OpenEEW sensor dataset

All data contributed to OpenEEW is available as a dataset with AWS OpenData.

This incredible resource dates back to the end of 2017, features data from various countries, and contains some very large magnitude earthquakes (the ones we care about for EEWs!).

You can access this data with our Python library, or view and download files with the OpenEEW viewer.

A note on terminology

Within the data, we use the term device for each IoT accelerometer and record for each set of accelerometer data that the devices send to the cloud. Therefore, the OpenEEW data consists of many records for many devices.

How are records generated?

Each device contains a low-noise MEMS accelerometer that provides acceleration values for the three axes x, y and z. These values are returned in gals, where 1 gal = 1 cm/s². In order to send these values to the cloud in real time, devices collect a small set of triaxial readings, typically either 32 or 125, and send them, together with the Unix time (denoted device_t) corresponding to the final reading, as a JSON:

{
"x": [2.723, 2.293, 2.75, ...],
"y": [3.134, 1.686, -4.081, ...],
"z": [10.636, 13.891, 13.084, ...],
"device_t": 1518824421.406,
"sr": 31.25
}

The sr field contains the accelerometer sample rate, which is the number of samples per second. Using this value, it is possible to assign timestamps to the individual (x, y, z) sample points by subtracting a suitable multiple of 1/sr from device_t (or from cloud_t, which is introduced below).

In the above example where the sample rate is 31.25, if each array has length 32, then we would expect a new record approximately every 1.024 seconds.

What happens in the cloud?

Once data reaches the cloud, an additional Unix time is added, denoted cloud_t, to indicate the time of arrival. Historically this has been useful for sensors that don't include a GPS module fo accurate timekeeping, such as the MX-series. New sensors typically include a GPS module and so the device_t is preferable over cloud_t. In rare cases where two records have the same cloud_t, the device_t can be used to determine the correct order (or vice versa).

We also append the country_code and device_id fields to identify which device sent the record. So the final record looks like this:

{
"country_code": "mx",
"device_id": "008",
"x": [2.723, 2.293, 2.75, ...],
"y": [3.134, 1.686, -4.081, ...],
"z": [10.636, 13.891, 13.084, ...],
"device_t": 1518824421.406,
"cloud_t": 1518824421.398,
"sr": 31.25
}

Where is OpenEEW data stored on AWS?

As shown on the AWS Registry of Open Data, OpenEEW data is available from an S3 bucket called grillo-openeew in the region us-east-1. This data is publicly available and does not require an AWS account to access it, although having one provides additional options for working with the data.

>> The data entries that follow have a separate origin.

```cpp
template <int PACK>
__global__ __launch_bounds__(256, 2) void attention_self_kernel(AttnP p) {
  __shared__ __attribute__((aligned(16))) unsigned char oimg_all[4 * OIMG_BYTES];
  const int wave = threadIdx.x >> 6, lane = threadIdx.x & 63, r32 = lane & 31, half = lane >> 5;
  unsigned char* oimg = oimg_all + wave * OIMG_BYTES;
  const int head = blockIdx.y;
  constexpr int pack = PACK;
  constexpr int spb = 32 / pack;
  const long job = (long)blockIdx.x * 4 + wave;
  const long njobs = (long)((p.nbatch + pack - 1) / pack) * p.qtiles;
  if (job >= njobs) return;
  const int g = (int)(job / p.qtiles), qtile = (int)(job - (long)g * p.qtiles);
  const int b0 = g * pack;

  const int qb = r32 / spb, qi = qtile * spb + r32 % spb;
  const bool qvalid = (b0 + qb < p.nbatch) && (qi < p.n1);
  const int qbc = min(b0 + qb, p.nbatch - 1), qic = min(qi, p.n1 - 1);
  f16x8 qh[3], ql[3];
  {
    const float* qp = p.q + ((long)qbc * p.q_bs + (long)qic * p.q_is) * p.q_ld + head * HD + half * 8;
#pragma unroll
    for (int j = 0; j < 3; ++j) {
      const f32x4 a = *reinterpret_cast<const f32x4*>(qp + 16 * j) * p.scale2;
      const f32x4 c = *reinterpret_cast<const f32x4*>(qp + 16 * j + 4) * p.scale2;
      ctk_split8(a, c, qh[j], ql[j]);
    }
  }
  const int vd0 = r32, vd1 = min(32 + r32, HD - 1);
  float m = -INFINITY, l = 0.0f;
  f32x16 oacc[2];
#pragma unroll
  for (int dt = 0; dt < 2; ++dt)
#pragma unroll
    for (int e = 0; e < 16; ++e) oacc[dt][e] = 0.0f;

  const int nkt = (pack == 2) ? 1 : (p.n2 + 31) / 32;
  for (int kt = 0; kt < nkt; ++kt) {
    f16x8 kh[3], kl[3], vh[2][2], vl[2][2];
    {
      const int kb = min(b0 + r32 / spb, p.nbatch - 1), ki = min(kt * spb + r32 % spb, p.n2 - 1);
      const float* kp = p.k + ((long)kb * p.kv_bs + (long)ki * p.kv_is) * p.kv_ld + head * HD + half * 8;
#pragma unroll
      for (int j = 0; j < 3; ++j)
        ctk_split8(*reinterpret_cast<const f32x4*>(kp + 16 * j), *reinterpret_cast<const f32x4*>(kp + 16 * j + 4), kh[j], kl[j]);
    }
#pragma unroll
    for (int s = 0; s < 2; ++s) {
      float v0[8], v1[8];
#pragma unroll
      for (int e = 0; e < 8; ++e) {
        const int slot = 16 * s + 8 * (e >> 2) + 4 * half + (e & 3);
        const int kb = min(b0 + slot / spb, p.nbatch - 1), ki = min(kt * spb + slot % spb, p.n2 - 1);
        const float* vp = p.v + ((long)kb * p.kv_bs + (long)ki * p.kv_is) * p.kv_ld + head * HD;
        v0[e] = vp[vd0];
        v1[e] = vp[vd1];
      }
      ctk_split8(f32x4{v0[0], v0[1], v0[2], v0[3]}, f32x4{v0[4], v0[5], v0[6], v0[7]}, vh[0][s], vl[0][s]);
      ctk_split8(f32x4{v1[0], v1[1], v1[2], v1[3]}, f32x4{v1[4], v1[5], v1[6], v1[7]}, vh[1][s], vl[1][s]);
    }
    f32x16 sacc;
#pragma unroll
    for (int e = 0; e < 16; ++e) sacc[e] = 0.0f;
#pragma unroll
    for (int j = 0; j < 3; ++j) sacc = ctk_mma3(kh[j], kl[j], qh[j], ql[j], sacc);
    float tmax = -INFINITY;
#pragma unroll
    for (int e = 0; e < 16; ++e) {
      const int slot = 8 * (e >> 2) + 4 * half + (e & 3);
      const bool ok = (slot / spb == qb) && (b0 + slot / spb < p.nbatch) && (kt * spb + slot % spb < p.n2);
      if (ok && ((p.kmask && !p.kmask[min(kt * spb + slot % spb, p.n2 - 1)]) || (p.qmask && !p.qmask[qic]))) sacc[e] = NEG_MAX;
      sacc[e] = ok ? sacc[e] : -INFINITY;
      tmax = fmaxf(tmax, sacc[e]);
    }
    tmax = fmaxf(tmax, __shfl_xor(tmax, 32, 64));
    float mnew = fmaxf(m, tmax);
    if (mnew == -INFINITY) mnew = 0.0f;
    const float alpha = __builtin_amdgcn_exp2f(m - mnew);
    m = mnew;
    float psum = 0.0f;
#pragma unroll
    for (int e = 0; e < 16; ++e) {
      const float pv = __builtin_amdgcn_exp2f(sacc[e] - mnew);
      psum += pv;
      sacc[e] = pv * PSCALE;
    }
    l = l * alpha + psum;
#pragma unroll
    for (int e = 0; e < 16; ++e) {
      oacc[0][e] *= alpha;
      oacc[1][e] *= alpha;
    }
#pragma unroll
    for (int s = 0; s < 2; ++s) {
      f16x8 ph, pl;
      ctk_split8(f32x4{sacc[8 * s], sacc[8 * s + 1], sacc[8 * s + 2], sacc[8 * s + 3]},
                 f32x4{sacc[8 * s + 4], sacc[8 * s + 5], sacc[8 * s + 6], sacc[8 * s + 7]}, ph, pl);
      oacc[0] = ctk_mma3(vh[0][s], vl[0][s], ph, pl, oacc[0]);
      oacc[1] = ctk_mma3(vh[1][s], vl[1][s], ph, pl, oacc[1]);
    }
  }
  l += __shfl_xor(l, 32, 64);
  const float inv = 1.0f / (l * PSCALE);
  if (p.o_split) {
    attn_store_sh_head(oacc, inv, oimg, lane, head, [&](int row) -> _Float16* {
      const int ob = b0 + row / spb, oi = qtile * spb + row % spb;
      return (ob < p.nbatch && oi < p.n1) ? reinterpret_cast<_Float16*>(p.out) + ((long)ob * p.o_bs + (long)oi * p.o_is) * p.o_ld : nullptr;
    });
  } else if (qvalid) {
    const long orow = ((long)qbc * p.o_bs + (long)qic * p.o_is) * p.o_ld;
#pragma unroll
    for (int dt = 0; dt < 2; ++dt)
#pragma unroll
      for (int q = 0; q < 4; ++q) {
        const int d = dt * 32 + q * 8 + half * 4;
        if (d < HD) {
          const f32x4 t = {oacc[dt][4 * q] * inv, oacc[dt][4 * q + 1] * inv, oacc[dt][4 * q + 2] * inv, oacc[dt][4 * q + 3] * inv};
          *reinterpret_cast<f32x4*>(p.out + orow + head * HD + d) = t;
        }
      }
  }
}

struct TimeRaw {
  f32x4 q[6], k[6], v[6];
};

__global__ __launch_bounds__(256, 2) void attention_time16_kernel(AttnP p, long njobs) {
  __shared__ __attribute__((aligned(16))) unsigned char oimg_all[4 * (OIMG_BYTES + VT_BYTES)];
  const int wave = threadIdx.x >> 6, lane = threadIdx.x & 63, r32 = lane & 31, half = lane >> 5;
  unsigned char* oimg = oimg_all + wave * (OIMG_BYTES + VT_BYTES);
  float* vt = reinterpret_cast<float*>(oimg + OIMG_BYTES);
  const long stride = (long)gridDim.x * 4;
  long job = (long)blockIdx.x * 4 + wave;
  if (job >= njobs) return;
  const int vd0 = r32, vd1 = min(32 + r32, HD - 1);
  const int rb = r32 >> 4, ri = r32 & 15;

  auto slot_of = [&](const int i, const int ln) { return ((64 * i + ln) * 43691) >> 19; };
  auto chunk_of = [&](const int i, const int ln) { return (64 * i + ln) - 12 * slot_of(i, ln); };
  auto load = [&](long jb, TimeRaw& r) {
    int ln = lane;
    asm volatile("" : "+v"(ln));
    const int head = (int)(jb % CTK_HEADS);
    const int b0 = (int)(jb / CTK_HEADS) * 2;
    const float* qb = p.q + head * HD;
    const float* kb = p.k + head * HD;
    const float* vb = p.v + head * HD;
#pragma unroll
    for (int i = 0; i < 6; ++i) {
      const int row = slot_of(i, ln), c = chunk_of(i, ln);
      const int bc = min(b0 + (row >> 4), p.nbatch - 1), fr = row & 15;
      const long qo = ((long)bc * p.q_bs + (long)min(fr, p.n1 - 1) * p.q_is) * p.q_ld + c * 4;
      const long ko = ((long)bc * p.kv_bs + (long)min(fr, p.n2 - 1) * p.kv_is) * p.kv_ld + c * 4;
      r.q[i] = *reinterpret_cast<const f32x4*>(qb + qo);
      r.k[i] = *reinterpret_cast<const f32x4*>(kb + ko);
      r.v[i] = *reinterpret_cast<const f32x4*>(vb + ko);
      __builtin_amdgcn_sched_barrier(0);
    }
  };
  auto stage = [&](const f32x4 (&m)[6]) {
    int ln = lane;
    asm volatile("" : "+v"(ln));
#pragma unroll
    for (int i = 0; i < 6; ++i) *reinterpret_cast<f32x4*>(vt + slot_of(i, ln) * VT_PITCH + chunk_of(i, ln) * 4) = m[i];
    __builtin_amdgcn_wave_barrier();
  };
  auto frag_rows = [&](f32x4 (&f)[6]) {
    const float* rr = vt + r32 * VT_PITCH + half * 8;
#pragma unroll
    for (int j = 0; j < 3; ++j) {
      f[2 * j] = *reinterpret_cast<const f32x4*>(rr + 16 * j);
      f[2 * j + 1] = *reinterpret_cast<const f32x4*>(rr + 16 * j + 4);
    }
    __builtin_amdgcn_wave_barrier();
  };

  TimeRaw raw;
  load(job, raw);
  while (true) {
    const int head = (int)(job % CTK_HEADS);
    const int b0 = (int)(job / CTK_HEADS) * 2;
    f16x8 qh[3], ql[3], kh[3], kl[3], vh[2][2], vl[2][2];
    {
      f32x4 f[6];
      stage(raw.q);
      frag_rows(f);
#pragma unroll
      for (int j = 0; j < 3; ++j) ctk_split8(f[2 * j] * p.scale2, f[2 * j + 1] * p.scale2, qh[j], ql[j]);
      stage(raw.k);
      frag_rows(f);
#pragma unroll
      for (int j = 0; j < 3; ++j) ctk_split8(f[2 * j], f[2 * j + 1], kh[j], kl[j]);
    }
    {
      stage(raw.v);
      float v0[16], v1[16];
#pragma unroll
      for (int s = 0; s < 2; ++s)
#pragma unroll
        for (int e = 0; e < 8; ++e) {
          const int slot = 16 * s + 8 * (e >> 2) + 4 * half + (e & 3);
          v0[8 * s + e] = vt[slot * VT_PITCH + vd0];
          v1[8 * s + e] = vt[slot * VT_PITCH + vd1];
        }
      __builtin_amdgcn_wave_barrier();
#pragma unroll
      for (int s = 0; s < 2; ++s) {
        ctk_split8(f32x4{v0[8 * s], v0[8 * s + 1], v0[8 * s + 2], v0[8 * s + 3]}, f32x4{v0[8 * s + 4], v0[8 * s + 5], v0[8 * s + 6], v0[8 * s + 7]},
                   vh[0][s], vl[0][s]);
        ctk_split8(f32x4{v1[8 * s], v1[8 * s + 1], v1[8 * s + 2], v1[8 * s + 3]}, f32x4{v1[8 * s + 4], v1[8 * s + 5], v1[8 * s + 6], v1[8 * s + 7]},
                   vh[1][s], vl[1][s]);
      }
    }
    const long next = job + stride;
    const bool more = next < njobs;
    if (more) load(next, raw);

    const bool qvalid = (b0 + rb < p.nbatch) && (ri < p.n1);
    f32x16 sacc;
#pragma unroll
    for (int e = 0; e < 16; ++e) sacc[e] = 0.0f;
#pragma unroll
    for (int j = 0; j < 3; ++j) sacc = ctk_mma3(kh[j], kl[j], qh[j], ql[j], sacc);
    float tmax = -INFINITY;
#pragma unroll
    for (int e = 0; e < 16; ++e) {
      const int slot = 8 * (e >> 2) + 4 * half + (e & 3);
      const bool ok = ((slot >> 4) == rb) && (b0 + (slot >> 4) < p.nbatch) && ((slot & 15) < p.n2);
      sacc[e] = ok ? sacc[e] : -INFINITY;
      tmax = fmaxf(tmax, sacc[e]);
    }
    tmax = fmaxf(tmax, __shfl_xor(tmax, 32, 64));
    const float mnew = (tmax == -INFINITY) ? 0.0f : tmax;
    float l = 0.0f;
#pragma unroll
    for (int e = 0; e < 16; ++e) {
      const float pv = __builtin_amdgcn_exp2f(sacc[e] - mnew);
      l += pv;
      sacc[e] = pv * PSCALE;
    }
    f32x16 oacc[2];
#pragma unroll
    for (int dt = 0; dt < 2; ++dt)
#pragma unroll
      for (int e = 0; e < 16; ++e) oacc[dt][e] = 0.0f;
#pragma unroll
    for (int s = 0; s < 2; ++s) {
      f16x8 ph, pl;
      ctk_split8(f32x4{sacc[8 * s], sacc[8 * s + 1], sacc[8 * s + 2], sacc[8 * s + 3]},
                 f32x4{sacc[8 * s + 4], sacc[8 * s + 5], sacc[8 * s + 6], sacc[8 * s + 7]}, ph, pl);
      oacc[0] = ctk_mma3(vh[0][s], vl[0][s], ph, pl, oacc[0]);
      oacc[1] = ctk_mma3(vh[1][s], vl[1][s], ph, pl, oacc[1]);
    }
    l += __shfl_xor(l, 32, 64);
    const float inv = 1.0f / (l * PSCALE);
    if (p.o_split) {
      attn_store_sh_head(oacc, inv, oimg, lane, head, [&](int row) -> _Float16* {
        const int ob = b0 + (row >> 4), oi = row & 15;
        return (ob < p.nbatch && oi < p.n1) ? reinterpret_cast<_Float16*>(p.out) + ((long)ob * p.o_bs + (long)oi * p.o_is) * p.o_ld : nullptr;
      });
    } else if (qvalid) {
      const long orow = ((long)(b0 + rb) * p.o_bs + (long)ri * p.o_is) * p.o_ld;
#pragma unroll
      for (int dt = 0; dt < 2; ++dt)
#pragma unroll
        for (int q = 0; q < 4; ++q) {
          const int d = dt * 32 + q * 8 + half * 4;
          if (d < HD) {
            const f32x4 t = {oacc[dt][4 * q] * inv, oacc[dt][4 * q + 1] * inv, oacc[dt][4 * q + 2] * inv, oacc[dt][4 * q + 3] * inv};
            *reinterpret_cast<f32x4*>(p.out + orow + head * HD + d) = t;
          }
        }
    }
    if (!more) break;
    job = next;
  }
}

__global__ void attention_merge_kernel(AttnP p) {
  const long i = (long)blockIdx.x * blockDim.x + threadIdx.x;
  const long total = (long)p.nbatch * CTK_HEADS * p.n1 * HD;
  if (i >= total) return;
  const int d = i % HD;
  long r = i / HD;
  const int qi = r % p.n1; r /= p.n1;
  const int head = r % CTK_HEADS;
  const int b = r / CTK_HEADS;
  const long stride = (long)p.nbatch * CTK_HEADS * p.n1 * (HD + 2);
  const float* base = p.partial + (((long)b * CTK_HEADS + head) * p.n1 + qi) * (HD + 2);
  float m = -INFINITY;
  for (int s = 0; s < p.splits; ++s) m = fmaxf(m, base[s * stride]);
  float l = 0.0f, a = 0.0f;
  for (int s = 0; s < p.splits; ++s) {
    const float w = p.log2m ? __builtin_amdgcn_exp2f(base[s * stride] - m) : expf(base[s * stride] - m);
    l += w * base[s * stride + 1];
    a += w * base[s * stride + 2 + d];
  }
  const float o = a / l;
  const long orow = batch_row(b, p.binner, p.o_bs, p.o_obs) + qi * p.o_is;
  if (p.o_split) {
    _Float16* oh = reinterpret_cast<_Float16*>(p.out) + orow * p.o_ld + ctk_sh_col(head * HD + d);
    const _Float16 hi = (_Float16)o;
    oh[0] = hi;
    oh[32] = (_Float16)(o - (float)hi);
  } else {
    p.out[orow * p.o_ld + head * HD + d] = o;
  }
}

int attn_backend() { return ctk_opt(CTK_OPT_ATTENTION_VALU); }

}

extern "C" int ctk_attention(const ctk_attn_args* a, void* stream) { return ctk_attention_ex(a, nullptr, stream); }

extern "C" int ctk_attention_ex(const ctk_attn_args* a, const ctk_attn_batch2* b2, void* stream) {
  if (!a || !a->q || !a->k || !a->v || !a->out) return CTK_E_NULL;
  if (a->nbatch <= 0 || a->n1 <= 0 || a->n2 <= 0) return CTK_E_SHAPE;
  const bool two_level = b2 != nullptr && b2->inner > 0;
  if (two_level && (a->nbatch % b2->inner)) return CTK_E_SHAPE;
  if ((a->q_ld % 4) || (a->kv_ld % 4) || (a->o_ld % 4)) return CTK_E_ALIGN;
  if (!ctk_aligned16(a->q) || !ctk_aligned16(a->k) || !ctk_aligned16(a->v) || !ctk_aligned16(a->out)) return CTK_E_ALIGN;
  AttnP p;
  p.q = a->q; p.q_ld = a->q_ld; p.q_bs = a->q_bs; p.q_is = a->q_is;
  p.k = a->k; p.v = a->v; p.kv_ld = a->kv_ld; p.kv_bs = a->kv_bs; p.kv_is = a->kv_is;
  p.out = static_cast<float*>(a->out); p.o_ld = a->o_ld; p.o_bs = a->o_bs; p.o_is = a->o_is;
  p.o_split = a->o_split;
  if (p.o_split && (a->o_ld % 64)) return CTK_E_ALIGN;
  p.nbatch = a->nbatch; p.n1 = a->n1; p.n2 = a->n2;
  p.splits = a->splits > 1 ? a->splits : 1;
  if (p.splits > 1 && !a->partial) return CTK_E_NULL;
  p.partial = a->partial;
  p.kmask = a->key_mask;
  p.qmask = a->query_mask;
  p.binner = two_level ? b2->inner : a->nbatch;
  p.q_obs = two_level ? b2->q_os : 0; p.kv_obs = two_level ? b2->kv_os : 0; p.o_obs = two_level ? b2->o_os : 0;
  p.km_obs = two_level ? b2->key_mask_os : 0; p.qm_obs = two_level ? b2->query_mask_os : 0;
  p.scale = 0.14433756729740643f;
  p.scale2 = 0.14433756729740643f * 1.4426950408889634f;
  p.log2m = 0;
  hipStream_t s = static_cast<hipStream_t>(stream);
  const double flops = 4.0 * a->nbatch * (double)a->n1 * a->n2 * CTK_HID;
  const double bytes = 4.0 * a->nbatch * ((double)a->n1 * 2 + (double)a->n2 * 2) * CTK_HID;
  const bool mfma = attn_backend() == 0;

  if (mfma && a->n2 == CTK_VIRT) {
    p.splits = 1;
    p.keys_per_split = a->n2;
    p.bpw = 1;
    p.qtiles = 1;
    CtkProfScope ps(a->n1 > CTK_VIRT ? "attention_p2v" : "attention_vself", flops, bytes, s);
    const unsigned gx = (unsigned)((a->n1 + 128 * QT_PER_WG - 1) / (128 * QT_PER_WG));
    hipLaunchKernelGGL(attention_kv64_kernel, dim3(gx, CTK_HEADS, (unsigned)a->nbatch), dim3(256), 0, s, p);
    CTK_HIP_CHECK_LAUNCH();
    return CTK_OK;
  }
  if (mfma && a->n1 == CTK_VIRT && a->n2 > CTK_VIRT) {
    p.keys_per_split = ((a->n2 + p.splits - 1) / p.splits + 31) / 32 * 32;
    p.splits = (a->n2 + p.keys_per_split - 1) / p.keys_per_split;
    p.bpw = 1;
    p.qtiles = 1;
    p.log2m = 1;
    CtkProfScope ps("attention_v2p", flops, bytes, s);
    hipLaunchKernelGGL(attention_q64_kernel, dim3((unsigned)p.splits, CTK_HEADS, (unsigned)a->nbatch), dim3(256), 0, s, p);
    CTK_HIP_CHECK_LAUNCH();
    if (p.splits > 1) {
      const long total = (long)p.nbatch * CTK_HEADS * p.n1 * HD;
      hipLaunchKernelGGL(attention_merge_kernel, dim3((unsigned)((total + 255) / 256)), dim3(256), 0, s, p);
      CTK_HIP_CHECK_LAUNCH();
    }
    return CTK_OK;
  }

  if (mfma && a->n1 == a->n2 && p.splits == 1 && !two_level) {
    p.keys_per_split = a->n2;
    p.bpw = a->n1 <= 16 ? 2 : 1;
    p.qtiles = p.bpw == 2 ? 1 : (a->n1 + 31) / 32;
    const long njobs = (long)((a->nbatch + p.bpw - 1) / p.bpw) * p.qtiles;
    CtkProfScope ps(a->q_is == 1 ? "attention_time" : "attention_vself", flops, bytes, s);
    const bool persistent = ctk_opt(CTK_OPT_ATTENTION_TIME_PERSISTENT) != 0;
    if (p.bpw == 2 && !p.kmask && !p.qmask && persistent) {
      const long total = njobs * CTK_HEADS;
      const unsigned blocks = (unsigned)((total + 3) / 4 < 512 ? (total + 3) / 4 : 512);
      hipLaunchKernelGGL(attention_time16_kernel, dim3(blocks), dim3(256), 0, s, p, total);
    } else if (p.bpw == 2) hipLaunchKernelGGL(attention_self_kernel<2>, dim3((unsigned)((njobs + 3) / 4), CTK_HEADS), dim3(256), 0, s, p);
    else hipLaunchKernelGGL(attention_self_kernel<1>, dim3((unsigned)((njobs + 3) / 4), CTK_HEADS), dim3(256), 0, s, p);
    CTK_HIP_CHECK_LAUNCH();
    return CTK_OK;
  }

  p.keys_per_split = ((a->n2 + p.splits - 1) / p.splits + KC - 1) / KC * KC;
  p.splits = (a->n2 + p.keys_per_split - 1) / p.keys_per_split;
  unsigned gx;
  if (a->n1 >= 64) {
    p.bpw = 1;
    p.qtiles = (a->n1 + 63) / 64;
    gx = (unsigned)(p.qtiles * a->nbatch);
  } else {
    p.bpw = 64 / a->n1;
    if (p.bpw > MAXB) p.bpw = MAXB;
    p.qtiles = 1;
    gx = (unsigned)((a->nbatch + p.bpw - 1) / p.bpw);
  }
  const char* pname = p.splits > 1 ? "attention_v2p" : (a->n1 > CTK_VIRT && a->n2 == CTK_VIRT) ? "attention_p2v"
                      : (a->n1 == CTK_VIRT && a->n2 == CTK_VIRT && a->q_is != 1) ? "attention_vself" : "attention_time";
  CtkProfScope ps(pname, flops, bytes, s);
  const size_t lds_bytes = (size_t)2 * p.bpw * (KC * HD + BPAD) * sizeof(float);
  hipLaunchKernelGGL(attention_kernel, dim3(gx, CTK_HEADS, (unsigned)p.splits), dim3(64), lds_bytes, s, p);
  CTK_HIP_CHECK_LAUNCH();
  if (p.splits > 1) {
    const long total = (long)p.nbatch * CTK_HEADS * p.n1 * HD;
    hipLaunchKernelGGL(attention_merge_kernel, dim3((unsigned)((total + 255) / 256)), dim3(256), 0, s, p);
    CTK_HIP_CHECK_LAUNCH();
  }
  return CTK_OK;
}
```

You can view and download the OpenEEW records using this file browser.

s3-browser

How are records organized on AWS?

Records are assigned to files according to country and device, and then by date based on the cloud_t field. A typical file name (or key) has the following structure:

records/
country_code=<country_code>/
device_id=<device_id>/
year=<year>/
month=<month>/
day=<day>/
hour=<hour>/
<minute>.jsonl

For example, the sample record from above can be found in the file:

records/country_code=mx/device_id=008/year=2018/month=02/day=16/hour=23/40.jsonl

Note that the <minute> value is currently set to increment by five minutes, i.e. 00, 05, 10, etc. The corresponding five-minute intervals of each file are inclusive at the lower end and exclusive at the upper end. For example, if cloud_t for a record corresponds to exactly 40 minutes and 0 seconds, that record will be assigned to the file ending /40.jsonl (as opposed to /35.jsonl).

The .jsonl file extension indicates that records are stored as newline-delimited JSON objects. This means each file contains one JSON per line, where each JSON is a single record with a structure as described above.

And device metadata?

In order to work with these records, some basic metadata about the devices is required, especially their locations. This metadata is organized by country and can be found in files named as follows:

devices/
country_code=<country_code>/
devices.jsonl

We again use the .jsonl structure for consistency with records. The complete history of device metadata is included, so that any changes in, say, device location can be tracked. A typical entry looks like this:

{
"country_code": "mx",
"device_id": "008",
"latitude": 16.61,
"longitude": -98.98,
"effective_from": 1483228800.0,
"effective_to": 253402300799.0,
"is_current_row": true,
"vertical_axis": "x",
"horizontal_axes": ["y", "z"]
}

The effective_from and effective_to fields, in Unix time, give the dates on which the metadata was valid. These values will never overlap between different rows for a given device, so that a query of the form effective_from ≤ t ≤ effective_to will never return more than one entry. This is the same as using a BETWEEN operator in SQL. For simplicity, the is_current_row field can also be used to check for currently valid metadata.

The vertical_axis and horizontal_axes fields are useful for certain calculations, such as Peak Ground Accelerations.